(Data excerpts begins)

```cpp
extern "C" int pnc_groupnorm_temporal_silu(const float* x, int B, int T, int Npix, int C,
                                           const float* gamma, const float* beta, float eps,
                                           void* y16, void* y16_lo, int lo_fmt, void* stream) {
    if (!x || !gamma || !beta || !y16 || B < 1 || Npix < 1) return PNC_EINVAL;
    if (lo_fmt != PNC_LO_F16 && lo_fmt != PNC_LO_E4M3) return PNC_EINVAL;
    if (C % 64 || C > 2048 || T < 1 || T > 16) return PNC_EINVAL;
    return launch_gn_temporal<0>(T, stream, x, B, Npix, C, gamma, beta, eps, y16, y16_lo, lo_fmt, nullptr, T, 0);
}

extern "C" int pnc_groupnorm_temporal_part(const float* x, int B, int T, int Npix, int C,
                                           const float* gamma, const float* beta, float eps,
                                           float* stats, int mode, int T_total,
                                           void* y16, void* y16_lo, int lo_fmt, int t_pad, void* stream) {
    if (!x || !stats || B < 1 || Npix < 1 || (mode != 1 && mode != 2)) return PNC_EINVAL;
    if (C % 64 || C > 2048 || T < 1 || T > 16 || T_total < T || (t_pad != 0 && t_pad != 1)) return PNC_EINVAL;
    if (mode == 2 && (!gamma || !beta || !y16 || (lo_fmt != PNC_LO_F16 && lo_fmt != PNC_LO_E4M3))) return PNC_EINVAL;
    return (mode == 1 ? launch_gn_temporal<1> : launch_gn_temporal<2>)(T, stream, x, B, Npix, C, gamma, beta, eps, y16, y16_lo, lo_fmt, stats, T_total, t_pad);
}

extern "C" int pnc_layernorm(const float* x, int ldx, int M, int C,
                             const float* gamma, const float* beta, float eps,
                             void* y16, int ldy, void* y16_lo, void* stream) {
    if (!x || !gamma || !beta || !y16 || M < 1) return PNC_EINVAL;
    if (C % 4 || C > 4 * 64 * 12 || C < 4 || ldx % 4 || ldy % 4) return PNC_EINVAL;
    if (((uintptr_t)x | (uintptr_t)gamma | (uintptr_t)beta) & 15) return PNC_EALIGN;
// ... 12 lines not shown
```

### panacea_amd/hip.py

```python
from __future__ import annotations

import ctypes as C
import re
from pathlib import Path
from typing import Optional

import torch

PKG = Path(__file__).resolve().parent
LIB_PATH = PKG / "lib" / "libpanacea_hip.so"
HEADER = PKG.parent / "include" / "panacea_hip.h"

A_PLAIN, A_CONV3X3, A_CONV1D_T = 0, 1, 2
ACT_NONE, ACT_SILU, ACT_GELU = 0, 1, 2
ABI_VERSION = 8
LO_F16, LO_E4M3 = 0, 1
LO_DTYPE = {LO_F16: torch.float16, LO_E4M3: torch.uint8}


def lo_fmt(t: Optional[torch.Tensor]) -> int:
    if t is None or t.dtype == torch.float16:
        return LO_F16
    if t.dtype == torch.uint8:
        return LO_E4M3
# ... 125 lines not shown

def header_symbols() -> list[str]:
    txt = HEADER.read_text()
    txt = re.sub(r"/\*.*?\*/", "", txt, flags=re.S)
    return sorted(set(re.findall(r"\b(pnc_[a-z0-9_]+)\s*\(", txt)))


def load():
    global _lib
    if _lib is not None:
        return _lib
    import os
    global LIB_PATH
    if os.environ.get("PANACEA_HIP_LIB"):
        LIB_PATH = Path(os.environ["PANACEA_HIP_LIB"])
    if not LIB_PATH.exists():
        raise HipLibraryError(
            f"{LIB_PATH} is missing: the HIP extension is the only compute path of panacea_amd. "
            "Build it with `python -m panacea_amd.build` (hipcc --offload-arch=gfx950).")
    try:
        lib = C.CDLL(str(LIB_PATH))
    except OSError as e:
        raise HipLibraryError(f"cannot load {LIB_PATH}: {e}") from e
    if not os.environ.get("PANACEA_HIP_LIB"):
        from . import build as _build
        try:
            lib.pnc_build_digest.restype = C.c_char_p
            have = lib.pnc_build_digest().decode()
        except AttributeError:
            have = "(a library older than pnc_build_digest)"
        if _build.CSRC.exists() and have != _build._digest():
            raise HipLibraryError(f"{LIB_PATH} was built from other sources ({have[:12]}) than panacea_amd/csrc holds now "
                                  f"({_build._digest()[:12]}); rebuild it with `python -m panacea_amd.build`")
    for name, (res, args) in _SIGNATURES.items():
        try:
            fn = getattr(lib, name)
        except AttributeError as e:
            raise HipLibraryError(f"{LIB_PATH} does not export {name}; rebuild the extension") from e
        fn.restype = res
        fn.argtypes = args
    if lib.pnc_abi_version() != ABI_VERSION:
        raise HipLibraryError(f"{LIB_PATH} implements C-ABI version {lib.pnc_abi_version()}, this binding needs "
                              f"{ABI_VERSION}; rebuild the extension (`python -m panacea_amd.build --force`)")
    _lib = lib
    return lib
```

(Data excerpts ends)
(Data excerpts begins)

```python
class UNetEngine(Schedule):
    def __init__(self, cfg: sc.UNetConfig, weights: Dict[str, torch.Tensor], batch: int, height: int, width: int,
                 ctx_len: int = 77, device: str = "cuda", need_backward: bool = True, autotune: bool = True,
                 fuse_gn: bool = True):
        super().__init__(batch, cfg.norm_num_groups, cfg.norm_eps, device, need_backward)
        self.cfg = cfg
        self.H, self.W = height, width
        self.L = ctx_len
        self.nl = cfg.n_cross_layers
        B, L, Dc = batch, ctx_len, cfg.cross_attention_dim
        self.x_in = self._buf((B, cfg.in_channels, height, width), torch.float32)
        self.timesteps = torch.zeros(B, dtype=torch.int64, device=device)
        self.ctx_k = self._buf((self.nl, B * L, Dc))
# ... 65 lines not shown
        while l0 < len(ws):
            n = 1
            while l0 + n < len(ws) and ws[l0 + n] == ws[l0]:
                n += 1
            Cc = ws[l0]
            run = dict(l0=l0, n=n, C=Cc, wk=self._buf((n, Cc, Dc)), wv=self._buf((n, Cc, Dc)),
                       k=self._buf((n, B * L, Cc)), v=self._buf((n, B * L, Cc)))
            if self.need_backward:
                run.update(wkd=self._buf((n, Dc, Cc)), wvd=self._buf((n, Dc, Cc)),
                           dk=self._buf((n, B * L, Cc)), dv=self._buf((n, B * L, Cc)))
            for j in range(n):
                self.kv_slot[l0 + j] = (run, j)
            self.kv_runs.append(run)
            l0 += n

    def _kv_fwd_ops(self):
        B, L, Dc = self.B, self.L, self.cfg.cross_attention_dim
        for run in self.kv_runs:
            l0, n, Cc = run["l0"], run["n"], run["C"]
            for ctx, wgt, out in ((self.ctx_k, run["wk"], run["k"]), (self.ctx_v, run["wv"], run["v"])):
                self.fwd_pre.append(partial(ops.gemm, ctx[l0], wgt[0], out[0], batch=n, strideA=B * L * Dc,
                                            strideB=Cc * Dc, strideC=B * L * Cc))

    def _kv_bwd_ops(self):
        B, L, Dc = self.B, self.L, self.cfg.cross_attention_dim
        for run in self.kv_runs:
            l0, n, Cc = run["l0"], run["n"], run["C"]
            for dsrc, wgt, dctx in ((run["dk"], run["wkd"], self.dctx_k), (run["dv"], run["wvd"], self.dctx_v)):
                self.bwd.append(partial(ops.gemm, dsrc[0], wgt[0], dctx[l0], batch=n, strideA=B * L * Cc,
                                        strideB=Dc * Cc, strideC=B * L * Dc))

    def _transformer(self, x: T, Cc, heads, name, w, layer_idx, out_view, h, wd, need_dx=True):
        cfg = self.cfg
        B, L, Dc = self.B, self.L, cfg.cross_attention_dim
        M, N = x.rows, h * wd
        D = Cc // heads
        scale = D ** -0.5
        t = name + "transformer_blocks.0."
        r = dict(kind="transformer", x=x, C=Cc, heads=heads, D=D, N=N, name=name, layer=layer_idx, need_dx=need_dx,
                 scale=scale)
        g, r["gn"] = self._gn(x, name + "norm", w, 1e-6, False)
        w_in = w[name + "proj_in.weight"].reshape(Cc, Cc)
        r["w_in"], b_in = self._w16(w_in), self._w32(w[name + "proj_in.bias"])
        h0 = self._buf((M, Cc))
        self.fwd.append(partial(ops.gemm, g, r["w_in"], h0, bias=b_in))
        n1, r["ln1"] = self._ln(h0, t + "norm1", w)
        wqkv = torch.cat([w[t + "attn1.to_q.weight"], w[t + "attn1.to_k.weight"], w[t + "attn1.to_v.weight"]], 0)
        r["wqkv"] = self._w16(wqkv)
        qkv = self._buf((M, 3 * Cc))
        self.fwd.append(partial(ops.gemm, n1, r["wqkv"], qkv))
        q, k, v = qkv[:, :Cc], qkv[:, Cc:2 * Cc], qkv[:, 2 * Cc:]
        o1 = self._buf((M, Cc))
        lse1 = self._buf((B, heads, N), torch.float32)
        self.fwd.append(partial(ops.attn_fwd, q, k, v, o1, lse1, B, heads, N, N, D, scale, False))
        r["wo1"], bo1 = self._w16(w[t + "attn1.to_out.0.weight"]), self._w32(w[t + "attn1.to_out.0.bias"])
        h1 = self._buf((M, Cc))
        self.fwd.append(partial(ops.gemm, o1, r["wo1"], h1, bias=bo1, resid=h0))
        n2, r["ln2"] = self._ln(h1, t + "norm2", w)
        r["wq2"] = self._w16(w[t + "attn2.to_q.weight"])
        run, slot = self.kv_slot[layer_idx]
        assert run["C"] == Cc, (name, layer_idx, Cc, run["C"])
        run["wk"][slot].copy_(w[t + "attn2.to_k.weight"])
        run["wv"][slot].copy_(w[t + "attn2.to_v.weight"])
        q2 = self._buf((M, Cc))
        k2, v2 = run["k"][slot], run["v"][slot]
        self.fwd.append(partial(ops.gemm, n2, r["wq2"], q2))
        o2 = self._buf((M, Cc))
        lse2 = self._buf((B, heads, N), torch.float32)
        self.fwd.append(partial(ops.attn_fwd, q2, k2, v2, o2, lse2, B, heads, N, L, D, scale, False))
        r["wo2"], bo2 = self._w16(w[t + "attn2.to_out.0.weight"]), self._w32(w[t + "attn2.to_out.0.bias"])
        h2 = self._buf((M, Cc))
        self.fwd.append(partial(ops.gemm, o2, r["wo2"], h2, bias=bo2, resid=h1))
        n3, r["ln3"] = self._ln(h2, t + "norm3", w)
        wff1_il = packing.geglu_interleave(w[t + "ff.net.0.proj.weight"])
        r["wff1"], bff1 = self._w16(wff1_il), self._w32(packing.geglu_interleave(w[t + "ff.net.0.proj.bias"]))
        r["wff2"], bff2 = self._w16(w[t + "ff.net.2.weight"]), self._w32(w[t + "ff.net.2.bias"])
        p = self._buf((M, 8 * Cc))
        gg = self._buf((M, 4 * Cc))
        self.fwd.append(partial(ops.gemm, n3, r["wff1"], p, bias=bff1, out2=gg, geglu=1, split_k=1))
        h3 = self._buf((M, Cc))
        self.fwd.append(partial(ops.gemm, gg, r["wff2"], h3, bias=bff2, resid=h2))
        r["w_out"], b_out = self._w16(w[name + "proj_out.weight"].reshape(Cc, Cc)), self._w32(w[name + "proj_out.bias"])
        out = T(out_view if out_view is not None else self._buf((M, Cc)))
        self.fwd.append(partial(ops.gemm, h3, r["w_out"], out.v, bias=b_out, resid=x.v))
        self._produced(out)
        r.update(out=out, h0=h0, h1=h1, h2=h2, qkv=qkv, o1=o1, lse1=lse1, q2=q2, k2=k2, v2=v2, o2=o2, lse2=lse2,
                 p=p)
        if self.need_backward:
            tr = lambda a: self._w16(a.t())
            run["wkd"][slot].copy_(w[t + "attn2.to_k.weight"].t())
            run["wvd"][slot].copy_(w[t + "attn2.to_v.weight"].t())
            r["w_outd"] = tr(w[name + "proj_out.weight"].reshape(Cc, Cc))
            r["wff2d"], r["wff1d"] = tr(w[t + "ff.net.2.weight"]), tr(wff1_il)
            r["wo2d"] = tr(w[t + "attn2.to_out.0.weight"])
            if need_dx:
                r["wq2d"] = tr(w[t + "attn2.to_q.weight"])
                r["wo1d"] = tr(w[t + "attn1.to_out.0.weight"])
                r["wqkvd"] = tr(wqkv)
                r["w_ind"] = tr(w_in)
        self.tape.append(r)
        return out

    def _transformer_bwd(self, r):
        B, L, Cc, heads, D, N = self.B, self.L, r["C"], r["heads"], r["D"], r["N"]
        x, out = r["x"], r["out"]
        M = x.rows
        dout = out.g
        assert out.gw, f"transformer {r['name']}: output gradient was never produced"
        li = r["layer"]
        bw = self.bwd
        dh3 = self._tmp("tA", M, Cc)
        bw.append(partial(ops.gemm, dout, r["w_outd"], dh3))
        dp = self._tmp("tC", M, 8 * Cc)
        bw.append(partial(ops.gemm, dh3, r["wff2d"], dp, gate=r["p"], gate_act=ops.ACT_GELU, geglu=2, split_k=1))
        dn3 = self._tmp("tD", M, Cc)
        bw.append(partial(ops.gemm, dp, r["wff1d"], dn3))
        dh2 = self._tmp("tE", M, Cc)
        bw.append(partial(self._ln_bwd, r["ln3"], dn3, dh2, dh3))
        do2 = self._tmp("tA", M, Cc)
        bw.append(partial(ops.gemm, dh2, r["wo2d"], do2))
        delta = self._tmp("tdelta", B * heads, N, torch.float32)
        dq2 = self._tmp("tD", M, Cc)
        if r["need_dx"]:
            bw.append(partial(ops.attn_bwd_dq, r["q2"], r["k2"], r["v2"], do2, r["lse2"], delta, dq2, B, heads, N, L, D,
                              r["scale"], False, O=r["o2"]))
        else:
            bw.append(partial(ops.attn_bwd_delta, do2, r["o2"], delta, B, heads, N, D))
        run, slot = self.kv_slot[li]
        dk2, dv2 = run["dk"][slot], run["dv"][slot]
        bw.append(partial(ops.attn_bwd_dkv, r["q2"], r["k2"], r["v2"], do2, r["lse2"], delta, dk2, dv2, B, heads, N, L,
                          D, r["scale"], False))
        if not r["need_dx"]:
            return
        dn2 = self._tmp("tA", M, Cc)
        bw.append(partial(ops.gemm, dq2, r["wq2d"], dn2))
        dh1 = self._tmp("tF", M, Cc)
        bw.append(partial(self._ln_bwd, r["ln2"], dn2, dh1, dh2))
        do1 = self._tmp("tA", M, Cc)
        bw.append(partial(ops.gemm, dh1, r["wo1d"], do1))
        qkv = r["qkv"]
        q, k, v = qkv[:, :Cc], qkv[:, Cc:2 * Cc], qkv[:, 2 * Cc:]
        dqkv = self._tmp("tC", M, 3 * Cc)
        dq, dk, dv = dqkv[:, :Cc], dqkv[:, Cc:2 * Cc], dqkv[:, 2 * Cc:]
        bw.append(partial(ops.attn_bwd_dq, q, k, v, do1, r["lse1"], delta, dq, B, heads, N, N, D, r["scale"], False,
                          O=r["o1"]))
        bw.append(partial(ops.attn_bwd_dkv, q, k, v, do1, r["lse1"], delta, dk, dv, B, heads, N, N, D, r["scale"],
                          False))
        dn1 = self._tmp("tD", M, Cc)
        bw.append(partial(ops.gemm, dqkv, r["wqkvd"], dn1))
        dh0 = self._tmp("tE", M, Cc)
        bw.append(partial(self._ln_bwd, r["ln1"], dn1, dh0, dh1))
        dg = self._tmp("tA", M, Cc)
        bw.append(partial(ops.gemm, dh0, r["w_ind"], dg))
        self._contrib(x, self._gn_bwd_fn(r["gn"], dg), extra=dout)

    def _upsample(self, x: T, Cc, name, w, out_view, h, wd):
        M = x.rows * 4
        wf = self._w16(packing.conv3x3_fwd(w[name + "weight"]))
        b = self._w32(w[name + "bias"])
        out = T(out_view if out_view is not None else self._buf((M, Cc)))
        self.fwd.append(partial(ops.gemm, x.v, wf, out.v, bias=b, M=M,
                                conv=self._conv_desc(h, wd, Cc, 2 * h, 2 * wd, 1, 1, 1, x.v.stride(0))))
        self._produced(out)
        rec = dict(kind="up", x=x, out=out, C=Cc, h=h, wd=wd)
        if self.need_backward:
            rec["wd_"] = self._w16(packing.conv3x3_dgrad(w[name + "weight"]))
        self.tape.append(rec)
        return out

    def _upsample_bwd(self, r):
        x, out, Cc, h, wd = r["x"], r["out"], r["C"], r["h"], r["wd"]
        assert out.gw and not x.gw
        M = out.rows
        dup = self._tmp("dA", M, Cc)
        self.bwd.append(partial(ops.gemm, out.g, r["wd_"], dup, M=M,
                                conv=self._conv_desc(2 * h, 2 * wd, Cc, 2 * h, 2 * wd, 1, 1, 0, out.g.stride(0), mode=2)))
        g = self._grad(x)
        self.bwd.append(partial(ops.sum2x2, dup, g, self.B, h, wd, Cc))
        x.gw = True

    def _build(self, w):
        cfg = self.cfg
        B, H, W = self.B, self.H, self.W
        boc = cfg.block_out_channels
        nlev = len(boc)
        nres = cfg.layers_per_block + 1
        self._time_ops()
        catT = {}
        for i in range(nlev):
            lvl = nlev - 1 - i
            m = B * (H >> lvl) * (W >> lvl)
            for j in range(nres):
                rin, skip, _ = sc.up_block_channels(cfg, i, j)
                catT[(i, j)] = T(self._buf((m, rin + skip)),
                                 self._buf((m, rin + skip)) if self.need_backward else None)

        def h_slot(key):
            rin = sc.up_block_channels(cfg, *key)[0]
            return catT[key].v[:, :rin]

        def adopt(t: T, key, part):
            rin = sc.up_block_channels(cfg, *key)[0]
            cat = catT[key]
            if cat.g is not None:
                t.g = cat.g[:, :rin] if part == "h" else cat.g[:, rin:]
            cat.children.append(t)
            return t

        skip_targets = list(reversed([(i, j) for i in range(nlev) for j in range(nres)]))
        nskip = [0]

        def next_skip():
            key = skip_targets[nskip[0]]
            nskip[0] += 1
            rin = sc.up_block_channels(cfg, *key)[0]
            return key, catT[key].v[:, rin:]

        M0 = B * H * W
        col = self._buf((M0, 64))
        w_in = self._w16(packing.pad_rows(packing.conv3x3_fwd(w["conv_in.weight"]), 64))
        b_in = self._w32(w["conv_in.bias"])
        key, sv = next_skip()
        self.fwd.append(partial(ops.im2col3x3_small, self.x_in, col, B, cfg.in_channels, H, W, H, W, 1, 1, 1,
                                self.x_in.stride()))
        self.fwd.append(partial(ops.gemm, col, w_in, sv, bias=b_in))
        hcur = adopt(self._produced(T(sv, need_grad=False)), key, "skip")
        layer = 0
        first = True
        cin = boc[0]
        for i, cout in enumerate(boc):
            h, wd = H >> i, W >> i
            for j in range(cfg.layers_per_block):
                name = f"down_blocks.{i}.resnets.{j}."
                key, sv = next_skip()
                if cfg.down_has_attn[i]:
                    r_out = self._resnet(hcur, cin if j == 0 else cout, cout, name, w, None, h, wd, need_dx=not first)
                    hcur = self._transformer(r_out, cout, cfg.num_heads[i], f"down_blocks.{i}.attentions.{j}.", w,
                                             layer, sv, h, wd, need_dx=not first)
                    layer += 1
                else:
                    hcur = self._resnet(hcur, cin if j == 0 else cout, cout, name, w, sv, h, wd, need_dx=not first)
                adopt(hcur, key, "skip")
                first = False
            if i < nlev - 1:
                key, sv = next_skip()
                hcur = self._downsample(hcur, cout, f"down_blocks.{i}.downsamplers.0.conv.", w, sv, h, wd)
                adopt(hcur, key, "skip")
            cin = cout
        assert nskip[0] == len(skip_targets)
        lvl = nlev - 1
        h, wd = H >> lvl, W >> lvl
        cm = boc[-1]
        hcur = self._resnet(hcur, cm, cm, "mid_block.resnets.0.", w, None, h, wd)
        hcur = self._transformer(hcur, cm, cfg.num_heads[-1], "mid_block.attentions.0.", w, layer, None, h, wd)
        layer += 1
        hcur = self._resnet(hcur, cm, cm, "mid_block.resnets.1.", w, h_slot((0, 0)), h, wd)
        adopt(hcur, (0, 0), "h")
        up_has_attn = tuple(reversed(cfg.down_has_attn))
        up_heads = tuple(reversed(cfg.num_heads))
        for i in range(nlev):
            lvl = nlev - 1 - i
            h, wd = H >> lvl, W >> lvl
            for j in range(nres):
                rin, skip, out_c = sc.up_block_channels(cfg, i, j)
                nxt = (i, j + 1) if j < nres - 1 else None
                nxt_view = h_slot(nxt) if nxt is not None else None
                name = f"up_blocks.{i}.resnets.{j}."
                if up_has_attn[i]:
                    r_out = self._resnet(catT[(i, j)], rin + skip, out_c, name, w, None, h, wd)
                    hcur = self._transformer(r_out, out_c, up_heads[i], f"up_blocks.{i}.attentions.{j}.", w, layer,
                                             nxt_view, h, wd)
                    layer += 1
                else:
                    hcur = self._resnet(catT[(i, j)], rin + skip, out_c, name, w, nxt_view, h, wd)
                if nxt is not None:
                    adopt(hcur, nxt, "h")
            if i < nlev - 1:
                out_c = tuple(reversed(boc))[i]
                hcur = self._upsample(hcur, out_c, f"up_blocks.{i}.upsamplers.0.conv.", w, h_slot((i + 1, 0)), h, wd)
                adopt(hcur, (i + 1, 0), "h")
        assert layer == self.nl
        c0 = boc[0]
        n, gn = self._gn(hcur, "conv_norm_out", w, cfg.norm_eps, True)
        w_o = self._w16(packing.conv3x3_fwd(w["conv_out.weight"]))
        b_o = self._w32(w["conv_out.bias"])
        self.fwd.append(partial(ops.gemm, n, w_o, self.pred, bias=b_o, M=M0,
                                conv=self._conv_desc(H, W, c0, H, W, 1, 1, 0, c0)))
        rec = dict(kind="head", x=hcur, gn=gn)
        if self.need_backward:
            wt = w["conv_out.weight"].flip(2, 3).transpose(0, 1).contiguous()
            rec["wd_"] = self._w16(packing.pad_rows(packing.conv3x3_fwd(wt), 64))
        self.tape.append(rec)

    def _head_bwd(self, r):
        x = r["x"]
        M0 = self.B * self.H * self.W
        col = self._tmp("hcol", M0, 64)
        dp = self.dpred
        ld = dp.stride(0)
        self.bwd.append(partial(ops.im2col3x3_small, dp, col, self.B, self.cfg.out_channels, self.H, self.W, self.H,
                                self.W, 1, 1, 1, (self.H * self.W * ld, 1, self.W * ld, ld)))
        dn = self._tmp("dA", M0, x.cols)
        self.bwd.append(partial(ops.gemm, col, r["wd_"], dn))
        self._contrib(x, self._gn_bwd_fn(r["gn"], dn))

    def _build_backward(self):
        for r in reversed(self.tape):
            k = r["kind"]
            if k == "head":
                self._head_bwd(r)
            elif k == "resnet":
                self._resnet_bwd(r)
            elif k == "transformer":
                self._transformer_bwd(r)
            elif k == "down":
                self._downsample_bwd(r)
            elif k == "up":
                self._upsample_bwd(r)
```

(Data excerpts ends)

> **Exercise prompt**:
Where does the word "with" occur in the data? Copy every line that has it.

> **Output for this exercise**:
            "Build it with `python -m panacea_amd.build` (hipcc --offload-arch=gfx950).")
                                  f"({_build._digest()[:12]}); rebuild it with `python -m panacea_amd.build`")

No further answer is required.